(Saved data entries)
------------------------------------------------------------

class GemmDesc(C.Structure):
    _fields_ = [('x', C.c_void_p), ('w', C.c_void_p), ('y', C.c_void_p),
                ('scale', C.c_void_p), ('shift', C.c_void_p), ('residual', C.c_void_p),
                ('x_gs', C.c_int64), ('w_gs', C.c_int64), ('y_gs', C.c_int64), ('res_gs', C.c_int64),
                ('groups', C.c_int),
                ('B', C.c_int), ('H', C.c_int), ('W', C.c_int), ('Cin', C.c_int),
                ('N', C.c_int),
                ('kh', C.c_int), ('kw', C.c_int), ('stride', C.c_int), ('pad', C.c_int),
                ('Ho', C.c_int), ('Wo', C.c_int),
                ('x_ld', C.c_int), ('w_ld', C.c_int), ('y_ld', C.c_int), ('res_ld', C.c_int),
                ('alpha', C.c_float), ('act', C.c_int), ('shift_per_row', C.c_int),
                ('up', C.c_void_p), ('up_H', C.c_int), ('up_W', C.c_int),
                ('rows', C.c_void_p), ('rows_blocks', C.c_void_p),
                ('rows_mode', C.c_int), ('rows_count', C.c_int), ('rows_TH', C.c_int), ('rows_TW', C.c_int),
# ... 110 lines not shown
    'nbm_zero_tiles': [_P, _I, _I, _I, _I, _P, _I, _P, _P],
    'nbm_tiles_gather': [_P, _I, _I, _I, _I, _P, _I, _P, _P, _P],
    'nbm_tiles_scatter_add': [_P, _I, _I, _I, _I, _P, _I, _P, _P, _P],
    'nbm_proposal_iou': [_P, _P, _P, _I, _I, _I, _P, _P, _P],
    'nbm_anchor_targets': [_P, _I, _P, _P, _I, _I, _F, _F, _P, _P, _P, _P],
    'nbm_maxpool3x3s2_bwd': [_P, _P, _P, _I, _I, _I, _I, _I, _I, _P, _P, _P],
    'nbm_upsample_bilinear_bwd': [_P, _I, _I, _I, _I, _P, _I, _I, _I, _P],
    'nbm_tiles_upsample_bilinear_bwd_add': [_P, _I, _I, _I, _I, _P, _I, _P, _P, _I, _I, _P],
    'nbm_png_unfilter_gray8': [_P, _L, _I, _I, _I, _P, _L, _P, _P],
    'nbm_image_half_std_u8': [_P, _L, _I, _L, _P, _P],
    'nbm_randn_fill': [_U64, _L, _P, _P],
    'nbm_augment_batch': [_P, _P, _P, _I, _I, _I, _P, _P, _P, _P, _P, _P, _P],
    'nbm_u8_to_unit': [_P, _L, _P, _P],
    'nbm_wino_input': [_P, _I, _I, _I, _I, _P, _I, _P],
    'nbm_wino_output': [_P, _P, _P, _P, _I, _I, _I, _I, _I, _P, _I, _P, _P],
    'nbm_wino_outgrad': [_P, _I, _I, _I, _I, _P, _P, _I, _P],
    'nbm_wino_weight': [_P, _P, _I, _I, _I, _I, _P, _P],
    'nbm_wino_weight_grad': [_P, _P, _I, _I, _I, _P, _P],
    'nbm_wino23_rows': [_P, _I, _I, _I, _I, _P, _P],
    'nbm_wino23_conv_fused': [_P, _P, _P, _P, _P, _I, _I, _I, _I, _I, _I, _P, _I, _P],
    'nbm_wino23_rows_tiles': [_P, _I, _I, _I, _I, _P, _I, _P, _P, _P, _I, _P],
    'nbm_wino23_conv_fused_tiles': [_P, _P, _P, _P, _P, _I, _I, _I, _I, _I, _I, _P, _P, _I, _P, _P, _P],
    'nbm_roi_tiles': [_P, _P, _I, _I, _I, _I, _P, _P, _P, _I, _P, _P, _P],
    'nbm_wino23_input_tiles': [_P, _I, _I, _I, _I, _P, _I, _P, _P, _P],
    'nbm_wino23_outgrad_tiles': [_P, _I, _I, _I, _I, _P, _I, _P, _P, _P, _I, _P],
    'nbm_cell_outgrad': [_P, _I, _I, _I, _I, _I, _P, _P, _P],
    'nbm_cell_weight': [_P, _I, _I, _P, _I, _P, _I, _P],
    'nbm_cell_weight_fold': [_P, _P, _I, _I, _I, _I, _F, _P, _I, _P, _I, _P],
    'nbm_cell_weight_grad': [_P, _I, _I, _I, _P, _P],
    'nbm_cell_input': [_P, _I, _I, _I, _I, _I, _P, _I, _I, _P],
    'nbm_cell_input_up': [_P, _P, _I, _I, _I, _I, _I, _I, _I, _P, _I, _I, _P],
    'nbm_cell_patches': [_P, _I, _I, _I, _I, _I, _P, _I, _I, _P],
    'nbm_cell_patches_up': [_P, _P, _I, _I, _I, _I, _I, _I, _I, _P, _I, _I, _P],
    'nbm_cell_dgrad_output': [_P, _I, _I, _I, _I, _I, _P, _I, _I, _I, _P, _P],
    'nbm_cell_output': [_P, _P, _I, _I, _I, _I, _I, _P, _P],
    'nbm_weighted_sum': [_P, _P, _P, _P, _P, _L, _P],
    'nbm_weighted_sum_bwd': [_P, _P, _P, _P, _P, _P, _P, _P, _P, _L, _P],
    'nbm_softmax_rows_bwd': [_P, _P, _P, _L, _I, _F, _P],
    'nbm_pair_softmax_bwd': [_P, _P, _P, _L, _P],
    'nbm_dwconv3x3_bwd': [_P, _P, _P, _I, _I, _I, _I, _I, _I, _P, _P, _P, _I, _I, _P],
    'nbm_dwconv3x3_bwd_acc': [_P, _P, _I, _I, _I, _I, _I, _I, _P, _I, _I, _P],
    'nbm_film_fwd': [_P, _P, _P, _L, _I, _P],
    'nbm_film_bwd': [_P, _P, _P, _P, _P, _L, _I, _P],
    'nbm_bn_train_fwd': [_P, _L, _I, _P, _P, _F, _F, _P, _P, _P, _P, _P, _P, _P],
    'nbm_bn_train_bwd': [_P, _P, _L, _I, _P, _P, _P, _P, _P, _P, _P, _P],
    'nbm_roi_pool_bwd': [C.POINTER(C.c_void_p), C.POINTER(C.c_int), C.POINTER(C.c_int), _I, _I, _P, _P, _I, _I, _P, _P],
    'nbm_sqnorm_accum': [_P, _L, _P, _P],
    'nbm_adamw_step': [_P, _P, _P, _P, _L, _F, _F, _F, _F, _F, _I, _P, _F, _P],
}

------------------------------------------------------------

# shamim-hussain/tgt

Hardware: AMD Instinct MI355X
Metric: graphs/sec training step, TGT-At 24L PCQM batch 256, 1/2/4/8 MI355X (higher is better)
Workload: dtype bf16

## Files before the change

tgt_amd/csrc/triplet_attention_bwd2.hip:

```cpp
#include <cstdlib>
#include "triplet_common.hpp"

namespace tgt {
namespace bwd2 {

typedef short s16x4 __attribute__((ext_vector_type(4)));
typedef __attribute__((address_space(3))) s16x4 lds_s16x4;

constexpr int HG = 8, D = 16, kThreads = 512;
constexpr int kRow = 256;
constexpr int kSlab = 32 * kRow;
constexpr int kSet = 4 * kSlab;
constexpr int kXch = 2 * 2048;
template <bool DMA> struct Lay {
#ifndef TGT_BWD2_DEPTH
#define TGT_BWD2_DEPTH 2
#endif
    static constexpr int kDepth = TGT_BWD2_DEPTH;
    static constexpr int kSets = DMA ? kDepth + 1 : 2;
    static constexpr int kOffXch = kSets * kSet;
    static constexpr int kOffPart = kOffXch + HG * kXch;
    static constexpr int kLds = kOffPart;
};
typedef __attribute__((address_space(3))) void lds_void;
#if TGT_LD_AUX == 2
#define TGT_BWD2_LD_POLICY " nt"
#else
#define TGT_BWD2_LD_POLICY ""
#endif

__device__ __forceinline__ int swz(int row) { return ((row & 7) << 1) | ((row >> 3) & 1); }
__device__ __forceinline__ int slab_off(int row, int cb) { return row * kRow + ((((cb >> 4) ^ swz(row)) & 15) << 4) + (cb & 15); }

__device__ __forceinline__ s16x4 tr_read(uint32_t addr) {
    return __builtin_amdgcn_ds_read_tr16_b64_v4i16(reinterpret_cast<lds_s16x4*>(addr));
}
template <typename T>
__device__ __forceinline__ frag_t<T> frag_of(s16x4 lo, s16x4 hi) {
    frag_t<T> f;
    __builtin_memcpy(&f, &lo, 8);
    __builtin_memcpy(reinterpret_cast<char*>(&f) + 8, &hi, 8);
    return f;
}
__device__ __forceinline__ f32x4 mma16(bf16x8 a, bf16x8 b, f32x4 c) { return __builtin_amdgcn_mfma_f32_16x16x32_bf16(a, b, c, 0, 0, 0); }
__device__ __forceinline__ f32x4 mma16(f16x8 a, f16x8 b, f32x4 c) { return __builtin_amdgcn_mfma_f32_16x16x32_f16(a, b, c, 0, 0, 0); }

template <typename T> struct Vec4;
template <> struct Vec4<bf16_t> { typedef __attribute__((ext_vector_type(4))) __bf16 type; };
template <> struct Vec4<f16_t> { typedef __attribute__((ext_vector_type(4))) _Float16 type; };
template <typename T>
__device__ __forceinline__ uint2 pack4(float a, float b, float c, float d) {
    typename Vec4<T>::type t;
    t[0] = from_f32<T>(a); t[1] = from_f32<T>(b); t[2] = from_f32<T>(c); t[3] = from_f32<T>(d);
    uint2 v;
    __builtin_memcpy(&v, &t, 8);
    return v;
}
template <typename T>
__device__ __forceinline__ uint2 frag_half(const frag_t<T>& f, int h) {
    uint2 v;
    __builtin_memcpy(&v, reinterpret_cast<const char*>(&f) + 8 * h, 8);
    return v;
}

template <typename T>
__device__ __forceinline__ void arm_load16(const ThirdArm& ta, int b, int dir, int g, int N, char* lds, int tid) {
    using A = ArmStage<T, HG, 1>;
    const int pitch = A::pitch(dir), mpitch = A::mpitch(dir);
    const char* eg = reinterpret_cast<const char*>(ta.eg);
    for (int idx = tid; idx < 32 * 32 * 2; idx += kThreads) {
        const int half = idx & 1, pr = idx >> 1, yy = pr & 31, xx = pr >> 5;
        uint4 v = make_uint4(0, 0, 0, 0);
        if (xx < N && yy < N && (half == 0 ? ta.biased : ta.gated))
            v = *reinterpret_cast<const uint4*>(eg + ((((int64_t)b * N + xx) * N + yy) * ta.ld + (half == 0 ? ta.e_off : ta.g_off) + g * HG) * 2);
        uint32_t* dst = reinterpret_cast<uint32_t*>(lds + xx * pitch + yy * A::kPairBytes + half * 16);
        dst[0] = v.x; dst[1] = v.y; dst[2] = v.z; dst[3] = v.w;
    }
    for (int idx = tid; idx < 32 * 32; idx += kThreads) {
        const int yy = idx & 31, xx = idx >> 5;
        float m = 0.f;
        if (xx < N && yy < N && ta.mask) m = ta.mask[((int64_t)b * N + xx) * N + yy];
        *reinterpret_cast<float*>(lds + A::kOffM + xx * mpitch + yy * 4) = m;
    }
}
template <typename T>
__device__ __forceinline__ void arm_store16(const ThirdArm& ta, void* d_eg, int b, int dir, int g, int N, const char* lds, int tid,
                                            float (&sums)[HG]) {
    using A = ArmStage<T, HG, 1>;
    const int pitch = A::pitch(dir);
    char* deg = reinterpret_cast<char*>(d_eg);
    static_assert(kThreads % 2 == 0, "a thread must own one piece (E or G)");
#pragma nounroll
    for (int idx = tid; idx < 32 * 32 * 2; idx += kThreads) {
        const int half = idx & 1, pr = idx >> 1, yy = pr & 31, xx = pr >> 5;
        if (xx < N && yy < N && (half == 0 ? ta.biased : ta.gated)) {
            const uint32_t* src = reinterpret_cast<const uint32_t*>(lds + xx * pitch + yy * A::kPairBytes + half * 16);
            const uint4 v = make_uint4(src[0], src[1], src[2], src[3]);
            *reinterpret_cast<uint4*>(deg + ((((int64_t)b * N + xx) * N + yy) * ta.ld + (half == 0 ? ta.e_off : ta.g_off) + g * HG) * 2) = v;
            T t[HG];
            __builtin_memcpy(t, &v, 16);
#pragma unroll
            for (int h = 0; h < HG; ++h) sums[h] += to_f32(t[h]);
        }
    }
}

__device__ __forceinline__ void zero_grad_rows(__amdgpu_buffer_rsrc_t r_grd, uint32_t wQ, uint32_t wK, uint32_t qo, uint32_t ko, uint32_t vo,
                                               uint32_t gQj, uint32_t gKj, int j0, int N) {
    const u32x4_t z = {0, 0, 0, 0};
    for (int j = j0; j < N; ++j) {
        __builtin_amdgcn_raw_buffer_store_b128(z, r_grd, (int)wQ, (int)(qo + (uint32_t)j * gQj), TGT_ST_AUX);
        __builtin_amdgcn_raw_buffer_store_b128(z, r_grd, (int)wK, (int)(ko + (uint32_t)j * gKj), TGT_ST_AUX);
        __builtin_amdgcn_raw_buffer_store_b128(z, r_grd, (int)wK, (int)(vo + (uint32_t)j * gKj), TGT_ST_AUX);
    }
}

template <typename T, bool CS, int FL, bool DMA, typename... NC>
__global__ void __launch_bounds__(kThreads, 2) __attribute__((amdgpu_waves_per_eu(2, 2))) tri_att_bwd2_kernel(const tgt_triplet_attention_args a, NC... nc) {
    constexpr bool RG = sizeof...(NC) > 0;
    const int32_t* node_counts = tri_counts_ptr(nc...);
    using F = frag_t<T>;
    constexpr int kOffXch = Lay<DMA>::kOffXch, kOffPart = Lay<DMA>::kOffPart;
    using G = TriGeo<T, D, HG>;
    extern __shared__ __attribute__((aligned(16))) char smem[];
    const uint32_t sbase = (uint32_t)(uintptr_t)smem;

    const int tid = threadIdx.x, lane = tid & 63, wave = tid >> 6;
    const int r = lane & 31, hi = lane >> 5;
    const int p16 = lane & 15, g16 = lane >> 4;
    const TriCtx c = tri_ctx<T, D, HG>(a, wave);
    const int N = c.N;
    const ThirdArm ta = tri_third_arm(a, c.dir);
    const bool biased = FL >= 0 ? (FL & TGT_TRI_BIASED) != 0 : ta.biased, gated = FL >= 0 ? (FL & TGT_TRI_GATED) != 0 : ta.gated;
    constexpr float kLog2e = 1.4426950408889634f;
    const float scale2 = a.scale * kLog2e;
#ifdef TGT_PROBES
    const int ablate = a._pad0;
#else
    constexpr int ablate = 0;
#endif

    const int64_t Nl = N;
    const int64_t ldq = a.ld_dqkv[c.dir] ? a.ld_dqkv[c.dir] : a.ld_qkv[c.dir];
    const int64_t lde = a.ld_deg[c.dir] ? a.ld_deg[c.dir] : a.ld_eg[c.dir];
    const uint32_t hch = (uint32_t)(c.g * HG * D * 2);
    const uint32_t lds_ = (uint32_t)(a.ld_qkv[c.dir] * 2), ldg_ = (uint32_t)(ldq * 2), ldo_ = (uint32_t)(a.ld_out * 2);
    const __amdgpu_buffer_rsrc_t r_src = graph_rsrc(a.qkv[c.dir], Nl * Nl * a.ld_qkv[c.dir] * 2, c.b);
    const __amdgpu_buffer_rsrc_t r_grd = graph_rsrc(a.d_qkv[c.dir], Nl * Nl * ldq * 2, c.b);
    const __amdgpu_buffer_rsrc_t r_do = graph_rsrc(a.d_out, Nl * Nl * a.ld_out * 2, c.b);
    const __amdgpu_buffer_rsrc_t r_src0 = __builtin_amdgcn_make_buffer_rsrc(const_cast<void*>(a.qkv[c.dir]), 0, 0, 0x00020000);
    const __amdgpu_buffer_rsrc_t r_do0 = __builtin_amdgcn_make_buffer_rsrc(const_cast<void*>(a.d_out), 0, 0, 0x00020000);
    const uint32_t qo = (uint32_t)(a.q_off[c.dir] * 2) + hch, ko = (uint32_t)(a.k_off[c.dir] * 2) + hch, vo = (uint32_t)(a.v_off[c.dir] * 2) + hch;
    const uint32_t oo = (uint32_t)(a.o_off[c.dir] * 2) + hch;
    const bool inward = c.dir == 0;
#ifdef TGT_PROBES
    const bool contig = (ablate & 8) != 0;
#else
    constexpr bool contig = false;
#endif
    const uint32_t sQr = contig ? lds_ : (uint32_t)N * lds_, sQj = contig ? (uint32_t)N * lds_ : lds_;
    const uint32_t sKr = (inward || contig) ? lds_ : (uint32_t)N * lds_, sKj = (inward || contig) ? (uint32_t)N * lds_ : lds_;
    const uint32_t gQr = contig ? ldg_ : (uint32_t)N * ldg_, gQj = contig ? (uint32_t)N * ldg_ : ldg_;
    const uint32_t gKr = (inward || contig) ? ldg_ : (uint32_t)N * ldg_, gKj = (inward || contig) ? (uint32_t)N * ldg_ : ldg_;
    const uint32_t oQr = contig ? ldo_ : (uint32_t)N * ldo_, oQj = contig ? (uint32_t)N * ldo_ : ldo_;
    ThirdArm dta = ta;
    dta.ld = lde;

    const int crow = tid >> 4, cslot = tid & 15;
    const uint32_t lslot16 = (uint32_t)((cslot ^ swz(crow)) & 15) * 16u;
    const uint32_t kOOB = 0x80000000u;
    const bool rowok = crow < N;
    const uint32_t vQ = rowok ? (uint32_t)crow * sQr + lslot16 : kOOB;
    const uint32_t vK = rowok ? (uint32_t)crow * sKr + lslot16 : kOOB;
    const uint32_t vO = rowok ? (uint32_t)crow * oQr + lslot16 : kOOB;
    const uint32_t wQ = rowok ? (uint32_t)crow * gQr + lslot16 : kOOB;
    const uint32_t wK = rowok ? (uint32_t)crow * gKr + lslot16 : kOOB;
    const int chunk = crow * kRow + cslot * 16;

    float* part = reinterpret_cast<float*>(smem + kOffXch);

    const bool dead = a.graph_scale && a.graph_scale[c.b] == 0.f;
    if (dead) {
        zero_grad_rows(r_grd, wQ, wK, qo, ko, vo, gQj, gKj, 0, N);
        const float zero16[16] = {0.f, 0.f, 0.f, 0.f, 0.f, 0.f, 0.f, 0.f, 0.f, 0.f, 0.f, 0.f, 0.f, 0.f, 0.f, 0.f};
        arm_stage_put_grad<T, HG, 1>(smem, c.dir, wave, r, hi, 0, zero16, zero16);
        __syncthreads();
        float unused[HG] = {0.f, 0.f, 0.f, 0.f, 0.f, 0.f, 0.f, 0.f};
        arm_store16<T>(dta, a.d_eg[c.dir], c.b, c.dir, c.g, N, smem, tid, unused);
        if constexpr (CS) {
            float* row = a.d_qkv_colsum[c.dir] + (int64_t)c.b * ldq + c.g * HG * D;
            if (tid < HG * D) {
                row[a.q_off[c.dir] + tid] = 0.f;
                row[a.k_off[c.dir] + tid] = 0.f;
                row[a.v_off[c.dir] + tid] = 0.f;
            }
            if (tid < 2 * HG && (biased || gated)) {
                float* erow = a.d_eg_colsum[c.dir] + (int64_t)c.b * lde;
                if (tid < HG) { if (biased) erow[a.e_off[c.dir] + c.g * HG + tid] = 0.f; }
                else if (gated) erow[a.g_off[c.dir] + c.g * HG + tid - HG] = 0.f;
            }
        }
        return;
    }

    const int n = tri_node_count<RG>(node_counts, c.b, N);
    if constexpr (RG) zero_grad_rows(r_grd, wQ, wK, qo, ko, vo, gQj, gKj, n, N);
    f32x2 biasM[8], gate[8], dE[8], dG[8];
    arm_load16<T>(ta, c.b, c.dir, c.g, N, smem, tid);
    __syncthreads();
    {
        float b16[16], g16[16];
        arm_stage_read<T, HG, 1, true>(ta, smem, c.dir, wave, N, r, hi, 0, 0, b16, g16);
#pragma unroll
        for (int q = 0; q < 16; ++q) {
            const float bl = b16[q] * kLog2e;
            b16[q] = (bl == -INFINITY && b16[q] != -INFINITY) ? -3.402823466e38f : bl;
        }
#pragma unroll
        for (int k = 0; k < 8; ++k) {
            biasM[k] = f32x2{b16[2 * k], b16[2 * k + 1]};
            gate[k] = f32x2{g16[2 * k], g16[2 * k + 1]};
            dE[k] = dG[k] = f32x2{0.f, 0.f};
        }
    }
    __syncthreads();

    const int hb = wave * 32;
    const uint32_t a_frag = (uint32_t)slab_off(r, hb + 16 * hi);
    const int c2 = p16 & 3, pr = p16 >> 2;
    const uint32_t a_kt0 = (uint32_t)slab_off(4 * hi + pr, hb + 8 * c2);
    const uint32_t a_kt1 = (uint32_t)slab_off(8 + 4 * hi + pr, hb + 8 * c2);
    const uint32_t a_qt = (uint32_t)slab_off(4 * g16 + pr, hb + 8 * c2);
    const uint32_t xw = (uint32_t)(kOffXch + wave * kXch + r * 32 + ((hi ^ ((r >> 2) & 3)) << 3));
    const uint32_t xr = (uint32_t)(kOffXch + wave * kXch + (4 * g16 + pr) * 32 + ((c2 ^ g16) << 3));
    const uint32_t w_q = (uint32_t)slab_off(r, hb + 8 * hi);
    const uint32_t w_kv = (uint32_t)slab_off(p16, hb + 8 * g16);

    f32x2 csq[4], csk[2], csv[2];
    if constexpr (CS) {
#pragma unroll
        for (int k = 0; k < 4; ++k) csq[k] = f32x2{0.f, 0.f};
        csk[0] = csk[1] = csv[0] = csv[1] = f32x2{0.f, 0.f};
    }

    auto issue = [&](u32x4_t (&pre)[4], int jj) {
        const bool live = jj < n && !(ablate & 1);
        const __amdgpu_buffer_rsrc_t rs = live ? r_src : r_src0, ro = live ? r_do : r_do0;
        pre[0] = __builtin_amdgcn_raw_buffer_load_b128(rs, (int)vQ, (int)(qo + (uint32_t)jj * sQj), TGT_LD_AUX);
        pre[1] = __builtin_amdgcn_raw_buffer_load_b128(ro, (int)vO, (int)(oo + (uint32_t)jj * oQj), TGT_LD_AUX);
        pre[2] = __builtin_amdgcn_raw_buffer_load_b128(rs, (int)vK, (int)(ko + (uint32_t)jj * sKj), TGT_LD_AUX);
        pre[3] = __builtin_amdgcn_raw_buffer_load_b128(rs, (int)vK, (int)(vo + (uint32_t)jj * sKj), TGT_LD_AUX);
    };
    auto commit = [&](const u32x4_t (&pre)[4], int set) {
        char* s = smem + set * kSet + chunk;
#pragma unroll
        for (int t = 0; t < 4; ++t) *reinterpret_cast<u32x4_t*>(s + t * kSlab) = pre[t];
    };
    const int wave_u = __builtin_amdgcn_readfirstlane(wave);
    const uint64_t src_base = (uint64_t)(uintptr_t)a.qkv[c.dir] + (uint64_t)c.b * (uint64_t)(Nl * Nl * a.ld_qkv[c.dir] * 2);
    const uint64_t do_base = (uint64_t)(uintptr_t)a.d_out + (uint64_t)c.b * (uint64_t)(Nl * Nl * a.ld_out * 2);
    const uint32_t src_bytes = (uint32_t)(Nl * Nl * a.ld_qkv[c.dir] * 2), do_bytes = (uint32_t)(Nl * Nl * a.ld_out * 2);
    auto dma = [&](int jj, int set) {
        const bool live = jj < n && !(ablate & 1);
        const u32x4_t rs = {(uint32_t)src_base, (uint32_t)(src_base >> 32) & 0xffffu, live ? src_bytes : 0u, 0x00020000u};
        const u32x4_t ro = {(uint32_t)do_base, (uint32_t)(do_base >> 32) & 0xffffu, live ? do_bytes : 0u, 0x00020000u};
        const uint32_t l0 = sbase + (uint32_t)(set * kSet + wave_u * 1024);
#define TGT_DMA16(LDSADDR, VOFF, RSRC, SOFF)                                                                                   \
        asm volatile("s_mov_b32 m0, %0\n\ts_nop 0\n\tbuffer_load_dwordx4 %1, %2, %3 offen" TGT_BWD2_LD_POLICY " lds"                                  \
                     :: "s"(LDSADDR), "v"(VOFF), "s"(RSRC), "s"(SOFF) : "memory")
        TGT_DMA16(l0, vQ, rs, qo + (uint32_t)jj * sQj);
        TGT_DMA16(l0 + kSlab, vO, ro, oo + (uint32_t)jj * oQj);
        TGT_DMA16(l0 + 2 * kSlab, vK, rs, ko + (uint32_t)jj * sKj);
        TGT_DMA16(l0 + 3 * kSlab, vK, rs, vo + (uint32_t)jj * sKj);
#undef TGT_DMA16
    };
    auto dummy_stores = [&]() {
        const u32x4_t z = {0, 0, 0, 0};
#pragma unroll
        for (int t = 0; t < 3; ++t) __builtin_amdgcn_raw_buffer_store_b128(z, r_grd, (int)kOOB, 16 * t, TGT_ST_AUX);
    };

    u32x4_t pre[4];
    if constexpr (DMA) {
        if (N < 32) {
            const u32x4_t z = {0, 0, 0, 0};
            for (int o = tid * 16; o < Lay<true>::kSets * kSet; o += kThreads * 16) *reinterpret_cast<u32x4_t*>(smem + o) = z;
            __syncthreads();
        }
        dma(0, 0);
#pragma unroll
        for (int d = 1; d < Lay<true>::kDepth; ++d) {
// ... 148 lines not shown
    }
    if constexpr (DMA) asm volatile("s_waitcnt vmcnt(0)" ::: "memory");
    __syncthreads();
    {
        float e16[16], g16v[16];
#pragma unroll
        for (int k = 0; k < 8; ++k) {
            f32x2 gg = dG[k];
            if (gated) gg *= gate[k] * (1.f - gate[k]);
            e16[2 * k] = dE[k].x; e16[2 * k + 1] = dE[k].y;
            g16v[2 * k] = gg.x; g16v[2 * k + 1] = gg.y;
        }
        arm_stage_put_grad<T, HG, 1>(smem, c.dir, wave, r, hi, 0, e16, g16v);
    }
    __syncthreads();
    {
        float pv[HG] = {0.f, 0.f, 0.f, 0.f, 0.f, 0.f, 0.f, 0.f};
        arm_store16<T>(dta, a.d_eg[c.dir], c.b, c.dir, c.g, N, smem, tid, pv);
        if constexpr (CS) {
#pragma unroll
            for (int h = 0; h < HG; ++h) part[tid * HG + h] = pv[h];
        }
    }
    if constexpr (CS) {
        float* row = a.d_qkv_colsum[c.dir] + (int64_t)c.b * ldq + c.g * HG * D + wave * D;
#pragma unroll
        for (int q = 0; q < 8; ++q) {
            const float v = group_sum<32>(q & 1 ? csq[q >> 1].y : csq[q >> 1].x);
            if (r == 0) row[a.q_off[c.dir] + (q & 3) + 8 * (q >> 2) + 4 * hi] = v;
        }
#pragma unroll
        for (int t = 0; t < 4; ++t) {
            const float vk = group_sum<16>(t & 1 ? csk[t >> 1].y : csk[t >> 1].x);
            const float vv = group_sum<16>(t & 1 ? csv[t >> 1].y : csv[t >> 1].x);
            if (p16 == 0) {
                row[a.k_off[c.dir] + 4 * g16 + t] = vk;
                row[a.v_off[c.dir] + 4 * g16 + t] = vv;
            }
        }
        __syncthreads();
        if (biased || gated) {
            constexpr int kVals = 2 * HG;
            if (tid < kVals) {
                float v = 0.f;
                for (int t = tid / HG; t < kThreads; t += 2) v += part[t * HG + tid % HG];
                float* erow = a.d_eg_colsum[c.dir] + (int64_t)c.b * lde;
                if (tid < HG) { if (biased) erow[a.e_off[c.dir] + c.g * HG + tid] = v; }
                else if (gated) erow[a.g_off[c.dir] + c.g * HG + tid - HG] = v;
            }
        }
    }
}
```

------------------------------------------------------------

• Task details:
Report how many lines of the data above include "using", giving the number and no other words.

• Output of the task:
4